In epoca romana, dunque, gli archi trionfali svolgevano una funzione commemorativa, in ricordo appunto delle vittorie dell'esercito romano in battaglie cruciali per l'esistenza stessa dell'impero. A distanza di quasi duemila anni, invece, gli archi trionfali ricoprono un ruolo centrale nell'economia del turismo della città di Roma, in quanto rappresentano una delle principali attrazioni per i visitatori stranieri che giungono per la prima volta in Italia.

Arco di Settimio Severo
L'arco di Settimio Severo risale ai primi anni del 200 d.C., eretto per festeggiare i primi dieci anni dell'impero di Settimio Severo, fondatore della dinastia dei Severi, di cui fecero parte Caracalla, Eliogabalo e Alessandro Severo, con cui si concluse la dinastia severiana che ricoprì oltre 40 anni della storia imperiale romana.
Dai rilievi visibili in parte ancora oggi, si può dedurre che l'arco trionfale in suo onore venne eretto per celebrare la campagna militare vittoriosa contro i Parti (popolo degli odierni stati di Iran e Iraq), uno degli avversari più temuti dai romani sia prima che dopo la nascita dell'Impero.
L'arco è rivestito in marmo e presenta - nella parte rivolta verso il Foro Romano - i momenti salienti della battaglia contro i Parti, tra cui il discorso dell'imperatore ai suoi soldati e la conquista di Edessa, cruciale per la successiva sconfitta del temibile avversario. Nel lato che volge verso il Campidoglio invece è raffigurata la fuga dei Parti e l'assedio di Ctesifonte, una delle città più importanti dell'intera area della Mesopotamia.

Arco di Tito
L'arco di Tito è forse uno dei simboli più conosciuti della città di Roma. Come l'arco di Settimio Severo, anch'esso viene custodito all'interno del Foro Romano, ai piedi del Palatino. La sua costruzione - commissionata da Domiziano - risale dopo la morte dell'imperatore Tito, avvenuta nell'anno 81 d.C., in ricordo delle celeberrime vittorie conseguite dall'esercito romano in Giudea negli anni precedenti, culminate con la simbolica distruzione di Gerusalemme, la città santa.
All'interno dell'arco, due pannelli celebrano il trionfo di Tito a Roma. Emblematica la raffigurazione dell'imperatore sul noto carro trionfale, così come le spoglie del tempio di Gerusalemme, simbolo della distruzione di una città che ancora oggi riveste una posizione centrale per tutte le principali religioni monoteiste. L'iscrizione della dedica realizzata dal Senato a Tito è posta invece nella parte rivolta verso il Colosseo.

Arco di Costantino
Il terzo arco trionfale di Roma è l'arco di Costantino, posizionato lungo via San Gregorio, l'antica via del trionfo dove gli imperatori erano salutati dal popolo prima di entrare in Campidoglio.
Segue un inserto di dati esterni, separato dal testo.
# Kamino666/video_features

Measured on NVIDIA H100. Metric: frames/sec CLIP-ViT-B/32 @224px, higher is better.
Workload: dtype f16

## Files before the change

### include/vfeat.h

```cpp
#ifndef VFEAT_H_
#define VFEAT_H_
#include <stddef.h>
#include <stdint.h>

#ifdef __cplusplus
extern "C" {
#endif

#define VF_OK 0
#define VF_ERR_INVALID 1
#define VF_ERR_CUDA 2
#define VF_ERR_NOMEM 3
#define VF_ERR_UNSUPPORTED 4

#define VF_ACT_NONE 0
#define VF_ACT_QUICKGELU 1
#define VF_ACT_RELU 2
#define VF_ACT_SIGMOID 3
#define VF_ACT_TANH 4
#define VF_ACT_LEAKY 5
#define VF_ACT_GELU 6

#define VF_FILTER_BILINEAR 2
#define VF_FILTER_BICUBIC 3

int vf_version(void);
const char* vf_last_error(void);

int vf_sample_indices(const char* method, int param, int64_t frame_cnt, double fps, int64_t* out_idx, int64_t cap,
                      int64_t* out_n);
int vf_shard_range(int64_t n_items, int n_parts, int part, int64_t* begin, int64_t* end);

int vf_resize_u8(const uint8_t* src, int n, int in_h, int in_w, uint8_t* dst, int out_h, int out_w, int filter,
                 uint8_t* tmp, void* stream);
int vf_resize_geometry(int in_h, int in_w, int size, int to_smaller_edge, int* out_h, int* out_w);

int vf_clip_normalize_u8(const uint8_t* src, int n, int src_h, int src_w, float* dst, void* stream);

int vf_gemm_f16(const void* A, int lda, const void* B, int ldb, int M, int N, int K, void* D, int ldd, int out_f32,
                const float* bias, const float* scale, int act, void* stream);
int vf_gemm_f16_accumulate(const void* A, int lda, const void* B, int ldb, int M, int N, int K, float* D, int ldd,
                           const float* bias, const float* scale, int act, void* stream);
int vf_gemm_f16_split(const void* A, int lda, const void* B, int ldb, int M, int N, int K, void* D, int ldd, int split_off,
                      const float* bias, const float* scale, int act, void* stream);
int vf_conv_gemm_f16(const void* X, int C, int64_t P, const void* Wt, int N, int ntaps, int k_per_tap, const int* tap_off,
                     int nsplit, uint64_t lo_mask, int row0, const int* region, void* D, int ldd, int out_f32, int split_off,
                     const float* bias, const float* scale, int act, void* stream);

int vf_gemm_profile(int enable);
int vf_gemm_profile_read(double* ms, int64_t* launches, double* executed_flops);

typedef struct vf_clip_layer_weights {
    const float *ln_1_w, *ln_1_b;
    const float *in_proj_w, *in_proj_b;
    const float *out_proj_w, *out_proj_b;
    const float *ln_2_w, *ln_2_b;
    const float *c_fc_w, *c_fc_b;
    const float *c_proj_w, *c_proj_b;
} vf_clip_layer_weights;

typedef struct vf_clip_weights {
    const float* conv1_w;
    const float* class_embedding;
    const float* positional_embedding;
    const float *ln_pre_w, *ln_pre_b, *ln_post_w, *ln_post_b;
    const float* proj;
    vf_clip_layer_weights layers[12];
} vf_clip_weights;

typedef struct vf_clip vf_clip_t;

int vf_clip_create(vf_clip_t** out, const vf_clip_weights* w, int device, int chunk_frames);
int vf_clip_create_vit(vf_clip_t** out, const vf_clip_weights* w, int device, int chunk_frames, int patch_size);
int vf_clip_destroy(vf_clip_t* h);
int vf_clip_encode_f32(vf_clip_t* h, const float* frames, int n, float* out, void* stream);
int vf_clip_encode_u8(vf_clip_t* h, const uint8_t* frames, int n, int src_h, int src_w, float* out, void* stream);
int vf_clip_encode_u8_host(vf_clip_t* h, const uint8_t* frames_host, int n, int src_h, int src_w, float* out_host,
                           void* stream);
int vf_clip_encode_u8_host_dev(vf_clip_t* h, const uint8_t* frames_host, int n, int src_h, int src_w, float* out_dev,
                               float* out_host, void* stream);

int vf_clip_encode_u8_host_async(vf_clip_t* h, const uint8_t* frames_host, int n, int src_h, int src_w, float* out_dev,
                                 float* out_host, void* stream, int64_t* ticket);
int vf_clip_wait(vf_clip_t* h, int64_t ticket);
int vf_clip_block_attention(vf_clip_t* h, int layer, const void* x, int n_frames, void* out, int fused, void* stream);
int vf_clip_debug_embed_f32(vf_clip_t* h, const float* frames, int n, float* x_out, void* stream);
int vf_clip_debug_embed_u8(vf_clip_t* h, const uint8_t* frames, int n, int src_h, int src_w, float* x_out, void* stream);
int vf_clip_debug_blocks(vf_clip_t* h, float* x, int n_frames, int layer_begin, int layer_end, void* stream);
int vf_clip_debug_head(vf_clip_t* h, const float* x, int n_frames, float* out, void* stream);
int64_t vf_clip_launch_count(const vf_clip_t* h);
int vf_clip_profile(vf_clip_t* h, int enable);
int vf_clip_profile_read(vf_clip_t* h, double* gemm_ms, int64_t* gemm_launches, double* gemm_flops);
int vf_clip_profile_categories(const vf_clip_t* h, double* ms4);

#define VF_I3D_UNITS 57
typedef struct vf_conv_unit {
    const float* w;
    const float *bn_w, *bn_b, *bn_mean, *bn_var;
    int cout, cin, k;
} vf_conv_unit;
typedef struct vf_i3d_weights {
    vf_conv_unit units[VF_I3D_UNITS];
} vf_i3d_weights;
typedef struct vf_i3d vf_i3d_t;

int vf_i3d_create(vf_i3d_t** out, const vf_i3d_weights* w, int in_channels, int device, int max_stacks, int max_T);
int vf_i3d_destroy(vf_i3d_t* h);
int vf_i3d_forward_f32(vf_i3d_t* h, const float* clips, int n, int T, float* out, void* stream);
int vf_i3d_forward_u8(vf_i3d_t* h, const uint8_t* frames, int n, int T, int Hr, int Wr, float* out, void* stream);
int vf_i3d_forward_u8_strided(vf_i3d_t* h, const uint8_t* frames, int n, int T, int64_t stack_stride, int Hr, int Wr,
                              float* out, void* stream);
int vf_i3d_forward_flow(vf_i3d_t* h, const float* flow, int n, int T, int H, int W, float* out, void* stream);
int vf_i3d_read_stage(vf_i3d_t* h, int stage, float* out, int64_t capacity, int* dims5, void* stream);
int64_t vf_i3d_launch_count(const vf_i3d_t* h);
int vf_i3d_conv(const vf_i3d_t* h, int index, int* geom, uint64_t* lo_mask, void* w, float* scale, float* bias);
int vf_i3d_debug_mixed(vf_i3d_t* h, int block, const void* x_pairs, int n, int T, void* out_pairs, void* stream);

typedef struct vf_named_tensor {
    const char* name;
    const float* data;
    int64_t numel;
} vf_named_tensor;
typedef struct vf_raft vf_raft_t;

int vf_raft_create(vf_raft_t** out, const vf_named_tensor* tensors, int n_tensors, int device, int max_frames, int max_h,
                   int max_w);
int vf_raft_destroy(vf_raft_t* h);
int vf_raft_flow(vf_raft_t* h, const void* frames, int is_u8, int chw_layout, int n_frames, int Hs, int Ws, int iters,
                 int unpad, float* out, void* stream);
int vf_raft_padded_size(int Hs, int Ws, int* H, int* W);
int vf_raft_debug_read(vf_raft_t* h, int what, float* out, int64_t capacity, int* dims4, void* stream);
int64_t vf_raft_launch_count(const vf_raft_t* h);
int vf_raft_conv(const vf_raft_t* h, int index, int* geom, uint64_t* lo_mask, void* w, float* scale, float* bias);

typedef struct vf_pwc vf_pwc_t;

int vf_pwc_create(vf_pwc_t** out, const vf_named_tensor* tensors, int n_tensors, int device, int max_frames, int max_h,
                  int max_w);
int vf_pwc_destroy(vf_pwc_t* h);
int vf_pwc_flow(vf_pwc_t* h, const void* frames, int is_u8, int chw_layout, int n_frames, int Hs, int Ws, float* out,
                void* stream);
int vf_pwc_debug_read(vf_pwc_t* h, int what, int level, float* out, int64_t capacity, int* dims4, void* stream);
int64_t vf_pwc_launch_count(const vf_pwc_t* h);
int vf_pwc_conv(const vf_pwc_t* h, int index, int* geom, uint64_t* lo_mask, void* w, float* scale, float* bias);

typedef struct vf_resnet vf_resnet_t;

int vf_resnet_create(vf_resnet_t** out, const vf_named_tensor* tensors, int n_tensors, int depth, int device, int max_frames);
int vf_resnet_destroy(vf_resnet_t* h);
int vf_resnet_forward_f32(vf_resnet_t* h, const float* frames, int n, float* out, void* stream);
int vf_resnet_forward_u8(vf_resnet_t* h, const uint8_t* frames, int n, int Hr, int Wr, float* out, void* stream);
int vf_resnet_read_stage(vf_resnet_t* h, int stage, float* out, int64_t capacity, int* dims4, void* stream);
int64_t vf_resnet_launch_count(const vf_resnet_t* h);
int vf_resnet_conv(const vf_resnet_t* h, int index, int* geom, uint64_t* lo_mask, void* w, float* scale, float* bias);

typedef struct vf_r21d vf_r21d_t;

int vf_r21d_create(vf_r21d_t** out, const vf_named_tensor* tensors, int n_tensors, int device, int max_clips, int max_T);
int vf_r21d_create2(vf_r21d_t** out, const vf_named_tensor* tensors, int n_tensors, int device, int max_clips, int max_T,
                    double bn_eps);
int vf_r21d_destroy(vf_r21d_t* h);
int vf_r21d_forward_f32(vf_r21d_t* h, const float* clips, int n, int T, float* out, void* stream);
int vf_r21d_forward_u8(vf_r21d_t* h, const uint8_t* frames, int n_frames, int H, int W, const int* starts, int n, int T,
                       float* out, void* stream);
int vf_r21d_read_stage(vf_r21d_t* h, int stage, float* out, int64_t capacity, int* dims5, void* stream);
int64_t vf_r21d_launch_count(const vf_r21d_t* h);
int vf_r21d_conv(const vf_r21d_t* h, int index, int* geom, uint64_t* lo_mask, void* w, float* scale, float* bias);

typedef struct vf_clip_rn vf_clip_rn_t;

int vf_clip_rn_create(vf_clip_rn_t** out, const vf_named_tensor* tensors, int n_tensors, int device, int max_frames);
int vf_clip_rn_destroy(vf_clip_rn_t* h);
int vf_clip_rn_info(const vf_clip_rn_t* h, int* info);
int vf_clip_rn_encode_f32(vf_clip_rn_t* h, const float* frames, int n, float* out, void* stream);
int vf_clip_rn_encode_u8(vf_clip_rn_t* h, const uint8_t* frames, int n, int H, int W, float* out, void* stream);
int vf_clip_rn_read_stage(vf_clip_rn_t* h, int stage, float* out, int64_t capacity, int* dims4, void* stream);
int64_t vf_clip_rn_launch_count(const vf_clip_rn_t* h);
int vf_clip_rn_read_pairs(vf_clip_rn_t* h, int stage, void* out, int64_t capacity, void* stream);
int vf_clip_rn_conv(const vf_clip_rn_t* h, int index, int* geom, uint64_t* lo_mask, void* w, float* scale, float* bias);
int vf_clip_rn_debug_block(vf_clip_rn_t* h, int block, const void* x_pairs, int n, void* out_pairs, void* branch_out,
                           void* shortcut_out, void* stream);
int vf_clip_rn_debug_attnpool(vf_clip_rn_t* h, const void* x_pairs, int n, float* features, void* stream);
int vf_clip_rn_debug_attnpool_read(vf_clip_rn_t* h, int what, void* out, int64_t capacity, void* stream);
int vf_debug_clip_rn_attention(const float* kv, const float* q, int n, int T, int E, void* out_pairs, void* stream);

typedef struct vf_clip_vitl vf_clip_vitl_t;

int vf_clip_vitl_create(vf_clip_vitl_t** out, const vf_named_tensor* tensors, int n_tensors, int device, int max_frames);
int vf_clip_vitl_destroy(vf_clip_vitl_t* h);
int vf_clip_vitl_info(const vf_clip_vitl_t* h, int* info);
int vf_clip_vitl_encode_f32(vf_clip_vitl_t* h, const float* frames, int n, float* out, void* stream);
int vf_clip_vitl_encode_u8(vf_clip_vitl_t* h, const uint8_t* frames, int n, int H, int W, float* out, void* stream);
int vf_clip_vitl_debug_embed_f32(vf_clip_vitl_t* h, const float* frames, int n, float* x_out, void* stream);
int vf_clip_vitl_debug_embed_u8(vf_clip_vitl_t* h, const uint8_t* frames, int n, int H, int W, float* x_out,
                                void* stream);
int vf_clip_vitl_debug_blocks(vf_clip_vitl_t* h, float* x, int n, int layer_begin, int layer_end, void* stream);
int vf_clip_vitl_debug_head(vf_clip_vitl_t* h, const float* x, int n, float* out, void* stream);
int vf_clip_vitl_attention(vf_clip_vitl_t* h, const void* qkv, int n_frames, int tokens, void* out, void* stream);
int64_t vf_clip_vitl_launch_count(const vf_clip_vitl_t* h);

typedef struct vf_vggish vf_vggish_t;

int vf_vggish_create(vf_vggish_t** out, const vf_named_tensor* tensors, int n_tensors, const double* hann,
                     const double* mel, const double* interp_win, int n_win, int num_table, int device,
                     int max_examples);
int vf_vggish_destroy(vf_vggish_t* h);
int vf_vggish_forward_pcm16(vf_vggish_t* h, const int16_t* samples, int64_t n_samples, int channels, int sample_rate,
                            float* out, int64_t capacity, int64_t* n_out, void* stream);
int vf_vggish_forward_logmel_f32(vf_vggish_t* h, const float* examples, int n, float* out, void* stream);
int vf_vggish_read_stage(vf_vggish_t* h, int stage, void* out, int64_t capacity, int* dims4, void* stream);
int64_t vf_vggish_launch_count(const vf_vggish_t* h);
int vf_vggish_conv(const vf_vggish_t* h, int index, int* geom, uint64_t* lo_mask, void* w, float* scale, float* bias);
int vf_vggish_time_register(int sample_rate, int64_t t0, int64_t count, double* out);

typedef struct vf_s3d vf_s3d_t;

int vf_s3d_create(vf_s3d_t** out, const vf_named_tensor* tensors, int n_tensors, int device, int max_clips, int max_T);
int vf_s3d_destroy(vf_s3d_t* h);
int vf_s3d_forward_f32(vf_s3d_t* h, const float* clips, int n, int T, float* out, void* stream);
int vf_s3d_forward_u8(vf_s3d_t* h, const uint8_t* frames, int n_frames, int H, int W, const int* starts, int n, int T,
                      float* out, void* stream);
int vf_s3d_read_stage(vf_s3d_t* h, int stage, float* out, int64_t capacity, int* dims5, void* stream);
int64_t vf_s3d_launch_count(const vf_s3d_t* h);
int vf_s3d_conv(const vf_s3d_t* h, int index, int* geom, uint64_t* lo_mask, void* w, float* scale, float* bias);
int vf_s3d_debug_mixed(vf_s3d_t* h, int block, const void* x_pairs, int n, int T, void* out_pairs, void* stream);

#define VF_POOL_GENERAL 0
#define VF_POOL_FAST 1
#define VF_POOL_SAME3 2
int vf_debug_maxpool3d(const void* in, const int* vol_in, void* out, const int* vol_out, int C, const int* k,
                       const int* s, const int* p, int* path, void* stream);
int vf_debug_i3d_head(const void* in, const int* vol, int C, float* out, void* stream);

typedef struct vf_swin3d vf_swin3d_t;

int vf_swin3d_create(vf_swin3d_t** out, const vf_named_tensor* tensors, int n_tensors, int device, int max_clips,
                     int max_T);
int vf_swin3d_destroy(vf_swin3d_t* h);
int vf_swin3d_info(const vf_swin3d_t* h, int* info);
int vf_swin3d_forward_f32(vf_swin3d_t* h, const float* clips, int n, int T, float* out, void* stream);
int vf_swin3d_forward_u8(vf_swin3d_t* h, const uint8_t* frames, int n_frames, int H, int W, const int* starts, int n,
                         int T, float* out, void* stream);
int vf_swin3d_read_stage(vf_swin3d_t* h, int stage, float* out, int64_t capacity, int* dims5, void* stream);
int vf_swin3d_attention(const void* qkv, const float* bias_qkv, const float* table, int n, int Tq, int H, int W, int C,
                        int shifted, void* out, void* stream);
int64_t vf_swin3d_launch_count(const vf_swin3d_t* h);
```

Oggi l'arco di Costantino viene considerato a tutti gli effetti come un museo di scultura romana a cielo aperto, per via delle splendide statue che vanno a completare l'opera. La costruzione dell'arco trionfale risale all'anno 315, in concomitanza dei primi dieci anni di impero da parte di Costantino I (in carica dal 306 fino all'anno della sua morte, avvenuta nel 337).

Attraverso l'arco di Costantino viene celebrata la famosa battaglia di Ponte Milvio avvenuta nel 312 contro le truppe di Massenzio, scontro che segnò un nuovo inizio per tutto l'impero romano a seguito della vittoria di Costantino.
La battaglia di Ponte Milvio, raffigurata nell'arco trionfale di Costantino a Roma, è famosa inoltre perché a essa viene associata la celeberrima visione di Costantino, vale a dire il sogno fatto dall'imperatore nella sera che precedette la battaglia finale, durante il quale gli apparve Gesù Cristo e la croce (il segno divino con cui avrebbe battuto i nemici).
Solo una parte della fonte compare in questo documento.